The thing is, this is not a new security problem/challenge. It essentially can not be properly solved if you don't have a tightly controlled environment. If it's a general purpose environment, where you can't fully control what ends up running on it, this particular approach to "security" is pretty much doomed, no matter how you address it.

replies(2): >>25076478 #>>25076534 #
6. colejohnson66 ◴[12 Nov 20 23:02 UTC] No.25076454{3}[source]
A program signature database, perhaps? We could even call it: antivirus! No, that’s a bad name...

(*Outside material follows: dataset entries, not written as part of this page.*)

+        sk -= sk >= SLOTS ? SLOTS : 0;
+    }
+    if (!h) __syncthreads();
+    if constexpr (STAMP) {
+        if ((tid & 63) == 0) {
+            unsigned long long* o = stamps + ((size_t)(blockIdx.y * gridDim.x + blockIdx.x) * 16 + (tid >> 6)) * 8;
+            acc_[7] = (acc_[7] & 0xFFFFFFFFull) | ((__builtin_amdgcn_s_memrealtime() - real0_) << 32);
+            for (int i = 0; i < 8; ++i) o[i] = acc_[i];
+        }
+    }
+}
+#undef EMSPEC_STAMP
+
+}
diff --git a/em-spec_amd/csrc/emspec_api.cpp b/em-spec_amd/csrc/emspec_api.cpp
--- a/em-spec_amd/csrc/emspec_api.cpp
+++ b/em-spec_amd/csrc/emspec_api.cpp
@@ -1,4 +1,5 @@
 #include "emspec_engine.h"
+#include "row_hint1.h"
 #ifdef EMSPEC_DIAG
 #pragma GCC visibility push(default)
 #include "../../include/emspec_debug.h"
@@ -159,6 +160,7 @@
                           : (float)((double)e->custom_edges_hz[r] * (double)n / (double)e->cfg.sample_rate);
     for (int r = 0; r < R; ++r)
         if (!(p.h_ebin[r] < p.h_ebin[r + 1])) return fail(e, EMSPEC_ERR_INVALID_ARG, "row edges are not strictly increasing in float32 (too many rows for this range)");
+    p.row1 = row_hint1_admits(p.h_ebin.data(), R);
     HIPCHK(e, hipMalloc(&p.d_tw, sizeof(float) * n));
     HIPCHK(e, hipMalloc(&p.d_ebin, sizeof(float) * (R + 1)));
     HIPCHK(e, hipMemcpy(p.d_tw, p.h_tw.data(), sizeof(float) * n, hipMemcpyHostToDevice));
@@ -214,6 +216,7 @@
     p.d_tw = full->d_tw;
     p.d_tw64 = full->d_tw64;
     p.h_ebin.assign(full->h_ebin.begin() + row0, full->h_ebin.begin() + row0 + rows + 1);
+    p.row1 = row_hint1_admits(p.h_ebin.data(), rows);
     HIPCHK(e, hipMalloc(&p.d_ebin, sizeof(float) * (rows + 1)));
     HIPCHK(e, hipMemcpy(p.d_ebin, p.h_ebin.data(), sizeof(float) * (rows + 1), hipMemcpyHostToDevice));
     if (e->exact()) {
@@ -232,7 +235,7 @@
     d.tw = p.d_tw;
     d.ebin = p.d_ebin;
     d.rows = p.rows;
-    d.log_rows = e->custom_edges_hz.empty() ? 1 : 0;
+    d.log_rows = e->custom_edges_hz.empty() ? (p.row1 ? 3 : 1) : 0;
     d.D = latency(p.n, hop, reassign);
     d.reassign = reassign ? 1 : 0;
     d.hop = hop;
@@ -736,6 +739,29 @@
     if (r == hipSuccess) r = hipMalloc(&d_b, count * 4 + 4);
     if (r == hipSuccess) r = hipMemcpyAsync(d_kh, kh, count * 4, hipMemcpyHostToDevice, e->stream);
     if (r == hipSuccess) r = launch_row_lookup_probe(p->d_ebin, e->cfg.rows, d_kh, count, d_a, d_b, e->stream);
+    if (r == hipSuccess) r = hipMemcpyAsync(out_hint, d_a, count * 4, hipMemcpyDeviceToHost, e->stream);
+    if (r == hipSuccess) r = hipMemcpyAsync(out_exact, d_b, count * 4, hipMemcpyDeviceToHost, e->stream);
+    if (r == hipSuccess) r = hipStreamSynchronize(e->stream);
+    (void)hipFree(d_kh); (void)hipFree(d_a); (void)hipFree(d_b);
+    HIPCHK(e, r);
+    return EMSPEC_OK;
+}
+
+int emspec_debug_row_lookup1(emspec_engine* e, int32_t n, const float* kh, int64_t count, int32_t* out_hint,
+                             int32_t* out_exact, int32_t* admitted) {
+    if (!e || !kh || !out_hint || !out_exact || count < 0) return fail(e, EMSPEC_ERR_INVALID_ARG, "null argument");
+    int rc = check_shape(e, n, 1);
+    if (rc) return rc;
+    HIPCHK(e, hipSetDevice(e->device));
+    Plan* p;
+    if ((rc = get_plan(e, n, &p))) return rc;
+    if (admitted) *admitted = (e->custom_edges_hz.empty() && p->row1) ? 1 : 0;
+    float* d_kh = nullptr; int32_t *d_a = nullptr, *d_b = nullptr;
+    hipError_t r = hipMalloc(&d_kh, count * 4 + 4);
+    if (r == hipSuccess) r = hipMalloc(&d_a, count * 4 + 4);
+    if (r == hipSuccess) r = hipMalloc(&d_b, count * 4 + 4);
+    if (r == hipSuccess) r = hipMemcpyAsync(d_kh, kh, count * 4, hipMemcpyHostToDevice, e->stream);
+    if (r == hipSuccess) r = launch_row_lookup1_probe(p->d_ebin, e->cfg.rows, d_kh, count, d_a, d_b, e->stream);
     if (r == hipSuccess) r = hipMemcpyAsync(out_hint, d_a, count * 4, hipMemcpyDeviceToHost, e->stream);
     if (r == hipSuccess) r = hipMemcpyAsync(out_exact, d_b, count * 4, hipMemcpyDeviceToHost, e->stream);
     if (r == hipSuccess) r = hipStreamSynchronize(e->stream);
diff --git a/em-spec_amd/csrc/emspec_device.h b/em-spec_amd/csrc/emspec_device.h
--- a/em-spec_amd/csrc/emspec_device.h
+++ b/em-spec_amd/csrc/emspec_device.h
@@ -196,6 +196,21 @@
     __device__ __forceinline__ int operator()(float kh) const { return in_range(kh) ? row_unchecked(kh) : -1; }
 };
 
+struct HintLookup1 {
+    const float* eb; int R; float rscale, c;
+    __device__ __forceinline__ void init(const float* table, const float* gtable, int rows) {
+        eb = table; R = rows;
+        const float l2e0 = log2f(gtable[0]);
+        rscale = (float)rows / (log2f(gtable[rows]) - l2e0);
+        c = 0.5f - l2e0 * rscale;
+    }
+    __device__ __forceinline__ int row_signed_log1(float kh) const {
+        int h = (int)__builtin_fmaf(__log2f(kh), rscale, c);
+        h = max(0, min(h, R));
+        return h - ((kh < eb[h]) ? 1 : 0);
+    }
+};
+
 constexpr float kPowerMax = 1.0e36f;
 constexpr float kFastMinFloor = 1.0e-27f;
 
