# JBLanier/stratego_env

Hardware: AMD Instinct MI355X
Metric: env steps/sec (higher is better)
Workload: dtype u8

## Files before the change

stratego_env_amd/csrc/sgx_layout.h:

```cpp
#pragma once

namespace {

constexpr int OBS_CH = SGX_PO_OBS_CHANNELS;
constexpr int LUT_STRIDE = SGX_OBS_LUT_STRIDE;
constexpr int FOBS_CH = SGX_FO_OBS_CHANNELS;
constexpr int LUT_ROW_PITCH = 33, LUT_BLK = 673 , LUT_DWORDS = 2 * LUT_BLK + 2;
#ifndef SGX_WPB
#define SGX_WPB 8
#endif
#ifndef SGX_MIN_WAVES
#define SGX_MIN_WAVES 6
#endif
constexpr int QTAB_DWORDS = 2 * OBS_CH * 4, OBS_TAB_DWORDS = LUT_DWORDS + QTAB_DWORDS;
constexpr int FOBS_TAB_DWORDS = LUT_DWORDS + 2 * FOBS_CH * 4;
constexpr int NIB_ONE = 4, CODE_NONE = 0xFF, CODETAB_REC = 192, CODETAB_BYTES = 208;
constexpr int COMBAT_BYTES = 16 * 16;
enum { COMBAT_LOSE = 0, COMBAT_TIE = 1, COMBAT_WIN = 2, COMBAT_WIN_FLAG = 3 };
__host__ __device__ inline int combat_outcome(int att, int def) {
    if (att == 3  && def == 12 ) return COMBAT_WIN;
    if (att == 1  && def == 10 ) return COMBAT_WIN;
    if (def == 11 ) return COMBAT_WIN_FLAG;
    if (def == 12) return COMBAT_LOSE;
    if (att == def) return COMBAT_TIE;
// ... 168 lines not shown
    z ^= z >> 30; z *= 0xBF58476D1CE4E5B9ull;
    z ^= z >> 27; z *= 0x94D049BB133111EBull;
    z ^= z >> 31;
    return z;
}
__host__ __device__ inline uint64_t sgx_rng(uint64_t seed, uint64_t g, uint64_t j, uint32_t stream, uint32_t t) {
    uint64_t h = sm_fin(seed + 0x9E3779B97F4A7C15ull * (g + 1));
    uint64_t ctr = ((uint64_t)stream << 32) | t;
    return sm_fin(h ^ (j * 0xD1B54A32D192ED03ull + ctr * 0x8CB92BA72F3D8DD7ull + 0x2545F4914F6CDD1Dull));
}
__host__ __device__ inline uint32_t rng_below(uint64_t r, uint32_t n) { return (uint32_t)(((r >> 32) * (uint64_t)n) >> 32); }
enum { STREAM_SETUP = 0, STREAM_ACTION = 1, STREAM_SHUFFLE_P1 = 2, STREAM_SHUFFLE_P2 = 3, STREAM_POOL = 4, STREAM_DETERMINIZE = 5 };
__host__ __device__ inline int pool_index(uint64_t seed, uint64_t g, uint64_t j, int n_pool) {
    return (int)rng_below(sgx_rng(seed, g, j, STREAM_POOL, 0), (uint32_t)n_pool);
}
__host__ __device__ inline int pool_first_player(uint64_t seed, uint64_t g, uint64_t j, int pool_flags) {
    if (!(pool_flags & SGX_POOL_RANDOM_FIRST_PLAYER)) return 0;
    return rng_below(sgx_rng(seed, g, j, STREAM_POOL, 1), 2u) == 1u ? -1 : 1;
}

template <class G>
__device__ inline int4 *rec_scal(int8_t *boards, int rec_bytes, int64_t env) {
    return reinterpret_cast<int4 *>(boards + env * (int64_t)rec_bytes + G::SC_OFF);
}

template <class G, class KP>
__device__ inline int max_events_of(const KP &P) { return G::BIG ? (int)G::EVL_MAX : P.max_events; }

template <class G>
__device__ inline int uni(int x) {
    if constexpr (G::LPG == 64) return __builtin_amdgcn_readfirstlane(x);
    else return x;
}
template <class G>
__device__ inline unsigned long long gballot(bool pred) {
    const unsigned long long b = __ballot(pred);
    if constexpr (G::LPG == 64) return b;
    else return (b >> (__lane_id() & ~(G::LPG - 1))) & ((1ull << G::LPG) - 1ull);
}

template <int CTRL, int ROW_MASK = 0xF>
__device__ inline int dpp_or_zero(int x) { return __builtin_amdgcn_update_dpp(0, x, CTRL, ROW_MASK, 0xF, true); }
template <class G>
__device__ inline int gscan_incl(int x) {
    x += dpp_or_zero<0x111>(x);
    x += dpp_or_zero<0x112>(x);
    x += dpp_or_zero<0x114>(x);
    x += dpp_or_zero<0x118>(x);
    if constexpr (G::LPG >= 32) x += dpp_or_zero<0x142, 0xA>(x);
    if constexpr (G::LPG == 64) x += dpp_or_zero<0x143, 0xC>(x);
    return x;
}
template <class G>
__device__ inline int glane(int x, int l) {
    if constexpr (G::LPG == 64) return __builtin_amdgcn_readlane(x, __builtin_amdgcn_readfirstlane(l));
    else return __shfl(x, l, G::LPG);
}
__device__ inline int quad_sum(int x) {
    x += __builtin_amdgcn_update_dpp(0, x, 0xB1, 0xF, 0xF, true);
    x += __builtin_amdgcn_update_dpp(0, x, 0x4E, 0xF, 0xF, true);
    return x;
}

template <class KP>
__device__ inline int64_t group_of_block(const KP &P) {
    const int64_t nb = gridDim.x, b = blockIdx.x;
    const int x = (int)(b & 7);
    const int64_t i = b >> 3;
    if (P.map_mode == 0) {
        if (i >= P.xcd_count[x]) return (int64_t)1 << 40;
        return P.xcd_first[x] + i;
    }
    const int64_t per = nb >> 3;
    const int map_arg = P.map_arg;
    if (P.map_mode == 1) return b;
    if (P.map_mode == 2) { const int64_t s = map_arg; return (i / s) * (8 * s) + x * s + (i % s); }
    if (P.map_mode == 3) return x * per + (i + x * (int64_t)map_arg) % per;
    if (P.map_mode == 4) return x * per + (per - 1 - i);
    if (P.map_mode == 5) return x * per + ((x & 1) ? per - 1 - i : i);
    if (P.map_mode == 6) { const int64_t f = map_arg, sub = per / f; return x * per + (i % f) * sub + (i / f); }
    return x * per + i;
}

template <class G>
__device__ inline void wave_sync() {
    __builtin_amdgcn_fence(__ATOMIC_RELEASE, "wavefront");
    __builtin_amdgcn_wave_barrier();
    __builtin_amdgcn_fence(__ATOMIC_ACQUIRE, "wavefront");
}

struct PartialObs {
    static constexpr int NCH = OBS_CH;
    static constexpr bool CODES = true;
    static constexpr int OWN0 = 0, ENEMY0 = -1 , OWN_PO0 = 12, ENEMY_PO0 = 25, OBST = 38, REC0 = 39, CAP0 = 41,
                         STILL0 = 65;
};
struct FullObs {
    static constexpr int NCH = FOBS_CH;
    static constexpr bool CODES = true;
    static constexpr int OWN0 = 0, ENEMY0 = 12, OWN_PO0 = 24, ENEMY_PO0 = 37, OBST = 50, REC0 = 51, CAP0 = 53, STILL0 = 77;
};
struct OrigPartialObs {
    static constexpr int NCH = SGX_PO_OBS_CHANNELS_ORIGINAL;
    static constexpr bool CODES = false;
    static constexpr int REC0 = 4, CAP0 = 6;
    __device__ static inline int board(int ch, int qi) {
        if (ch == 0) return B_PIECES + qi;
        if (ch == 1) return B_PO + qi;
        if (ch == 2) return B_PO + (1 - qi);
        if (ch == 3) return B_OBST;
        if (ch == 4) return B_RECENT + qi;
        if (ch == 5) return B_RECENT + (1 - qi);
        if (ch < 30) return B_ZERO;
        if (ch == 30) return B_STILL + qi;
        return B_STILL + (1 - qi);
    }
    __device__ static inline int bias(int ch) { return (ch == 4 || ch == 5) ? 3 : 0; }
};
struct OrigFullObs {
    static constexpr int NCH = SGX_FO_OBS_CHANNELS_ORIGINAL;
    static constexpr bool CODES = false;
    static constexpr int REC0 = 3, CAP0 = 7;
    __device__ static inline int board(int ch, int qi) {
        if (ch == 0) return B_PIECES + qi;
        if (ch == 1) return B_PIECES + (1 - qi);
        if (ch == 2) return B_OBST;
        if (ch == 3) return B_RECENT + qi;
        if (ch == 4) return B_RECENT + (1 - qi);
        if (ch == 5) return B_PO + qi;
        if (ch == 6) return B_PO + (1 - qi);
        if (ch < 31) return B_ZERO;
        if (ch == 31) return B_STILL + qi;
        return B_STILL + (1 - qi);
    }
    __device__ static inline int bias(int ch) { return (ch == 3 || ch == 4) ? 3 : 0; }
};
template <int KIND>
struct ObsKind {
    static constexpr bool FULL = (KIND & 1) != 0, ORIG = (KIND & 2) != 0, NOOBS = (KIND & 8) != 0;
    static_assert(!NOOBS || KIND == 8, "the no-observation kind stands alone");
    static constexpr int NIB_CH = (ORIG || NOOBS) ? 0 : (FULL ? FOBS_CH : OBS_CH);
    using P = std::conditional_t<ORIG, OrigPartialObs, PartialObs>;
    using F = std::conditional_t<ORIG, OrigFullObs, FullObs>;
};

}
```
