@@ -344,9 +358,10 @@
     int tpw, gy;
     apply64_geometry(rm, false, tpw, gy);
     hipStream_t st = (hipStream_t)stream;
-    if (out) hipLaunchKernelGGL((applywg64_kernel<1, 0>), dim3(1, gy), dim3(256), 0, st, dY, nullptr, X, Wp, 0L, dOut, out, dX, dWp, dbp, rm, tpw);
-    else if (!premul) hipLaunchKernelGGL((applywg64_kernel<1, 1>), dim3(1, gy), dim3(256), 0, st, dY, nullptr, X, Wp, 0L, dOut, nullptr, dX, dWp, dbp, rm, tpw);
-    else hipLaunchKernelGGL((applywg64_kernel<1, 2>), dim3(1, gy), dim3(256), 0, st, dY, nullptr, X, Wp, 0L, dOut, X, dX, dWp, dbp, rm, tpw);
+    const LowRankS none{};
+    if (out) hipLaunchKernelGGL((applywg64_kernel<1, 0>), dim3(1, gy), dim3(256), 0, st, dY, nullptr, X, Wp, 0L, dOut, out, dX, dWp, dbp, rm, tpw, none);
+    else if (!premul) hipLaunchKernelGGL((applywg64_kernel<1, 1>), dim3(1, gy), dim3(256), 0, st, dY, nullptr, X, Wp, 0L, dOut, nullptr, dX, dWp, dbp, rm, tpw, none);
+    else hipLaunchKernelGGL((applywg64_kernel<1, 2>), dim3(1, gy), dim3(256), 0, st, dY, nullptr, X, Wp, 0L, dOut, X, dX, dWp, dbp, rm, tpw, none);
     GPTST_CHECK_LAUNCH();
     return GPTST_OK;
 }
diff --git a/gpt-st_amd/csrc/guidein.hip b/gpt-st_amd/csrc/guidein.hip
--- a/gpt-st_amd/csrc/guidein.hip
+++ b/gpt-st_amd/csrc/guidein.hip
@@ -108,6 +108,7 @@
 
 #define GH_P 68
 extern thread_local int g_apply_tpw;
+template <bool ST1>
 __global__ __launch_bounds__(256, 2) void guide_head_fwd_kernel(const float* __restrict__ src, int lda, const float* __restrict__ uc,
                                                                 const float* __restrict__ Wbt, const float* __restrict__ bbt,
                                                                 const float* __restrict__ W3, const float* __restrict__ b3,
@@ -150,7 +151,8 @@
         for (int q = 0; q < 4; ++q) {
             float4 y = f4fma(sn, un[q], cn[q]);
             y.x = lrelu(y.x); y.y = lrelu(y.y); y.z = lrelu(y.z); y.w = lrelu(y.w);
-            if (mrow < N) st4(h1 + ((size_t)g * N + mrow) * C + 16 * q + 4 * kk, y); else y = f4zero();
+            if (mrow >= N) y = f4zero();
+            else if (ST1) st4(h1 + ((size_t)g * N + mrow) * C + 16 * q + 4 * kk, y);
             a[q] = y;
         }
         if (t + 1 < t1) fetch(t + 1);
@@ -209,7 +211,7 @@
 extern "C" int gptst_guide_head_fwd(const float* src, int lda, const float* w1, const float* b1, const float* Wn, const float* bn, const float* Wbt,
                                     const float* bbt, const float* W3, const float* b3, float* uc, float* h1, float* h2, float* prob, int* label,
                                     int BT, int N, int C, int J, void* stream) {
-    if (!src || !w1 || !b1 || !Wn || !bn || !Wbt || !bbt || !W3 || !b3 || !uc || !h1 || !h2 || !prob || !label || BT <= 0 || N <= 0 || lda <= 0 || J <= 0)
+    if (!src || !w1 || !b1 || !Wn || !bn || !Wbt || !bbt || !W3 || !b3 || !uc || !h2 || !prob || !label || BT <= 0 || N <= 0 || lda <= 0 || J <= 0)
         return GPTST_EARG;
     if (C != 64 || J > 16) return GPTST_ESHAPE;
     hipLaunchKernelGGL((guide_uc_kernel<64>), dim3(N), dim3(256), 0, (hipStream_t)stream, w1, b1, Wn, bn, uc);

In seriousness though, the problem with offline databases that are changed a lot is a problem antivirus programs always had: they need updating. You can’t have the “latest and greatest” protection if you don’t know about the newest threat. That’s probably what Apple is doing here: using a database on their end that they wouldn’t have to distribute to end users. It’s not the best way around it, but there isn’t really a “best” way.

replies(1): >>25076775 #
7. mehrdada ◴[12 Nov 20 23:05 UTC] No.25076478{4}[source]
There are solutions for this like bloom filters etc. Google Safe Browsing system tackles a somewhat similar problem.
8. _ph_ ◴[12 Nov 20 23:09 UTC] No.25076534{4}[source]
No, a database with the hash of every program you ever started on that computer. The Apple server should be contacted when a program is installed/run for the first time. And of course, the system software should handle network problems more gracefully. If everything "works" when offline, network problems should quicker lead to the offline behavior. There should be one daemon process which handles the signature checking which changes its behavior once requests to the server are not answered.
replies(1): >>25079890 #
9. btown ◴[12 Nov 20 23:31 UTC] No.25076775{4}[source]
I think it's an exaggeration to say that it's impossible to keep local AV databases up to date in a meaningful way.

Use compressed probabilistic data structures and ship minimal diffs to save bandwidth and storage; you can fall back to phoning home if there's a possibility of a collision with a known-bad hash. Apple's solved push messages at scale; it could piggyback an update mechanism on that, or use the techniques Dropbox uses to notify about file updates. It can do this at the OS level so there's no threat of a user process not being active to pull updates. And the check is already soft-failing (per the OP) so it won't break if the system is offline, so they're already not caring about threats that are so new, they were found while the computer was offline.

You need to solve a lot of timing diagrams and race conditions (and, if we're being snarky, maybe it's for the best that Apple isn't trying to do this!) but it should be doable.

10. kortilla ◴[13 Nov 20 07:25 UTC] No.25079890{5}[source]
Pretty sure you just described how it already works. IIUC it only checks new hashes.
11. Tepix ◴[13 Nov 20 08:08 UTC] No.25080144[source]
> I have no problem with checking binaries when I launch them for security. ... I doubt very much I’m leaky in any personal information.

You should. It's noones business when and how often you run a known tor browser binary.

replies(1): >>25082084 #
12. simonbarker87 ◴[13 Nov 20 13:51 UTC] No.25082084[source]
I don’t run a tor browser so I’m good in that example.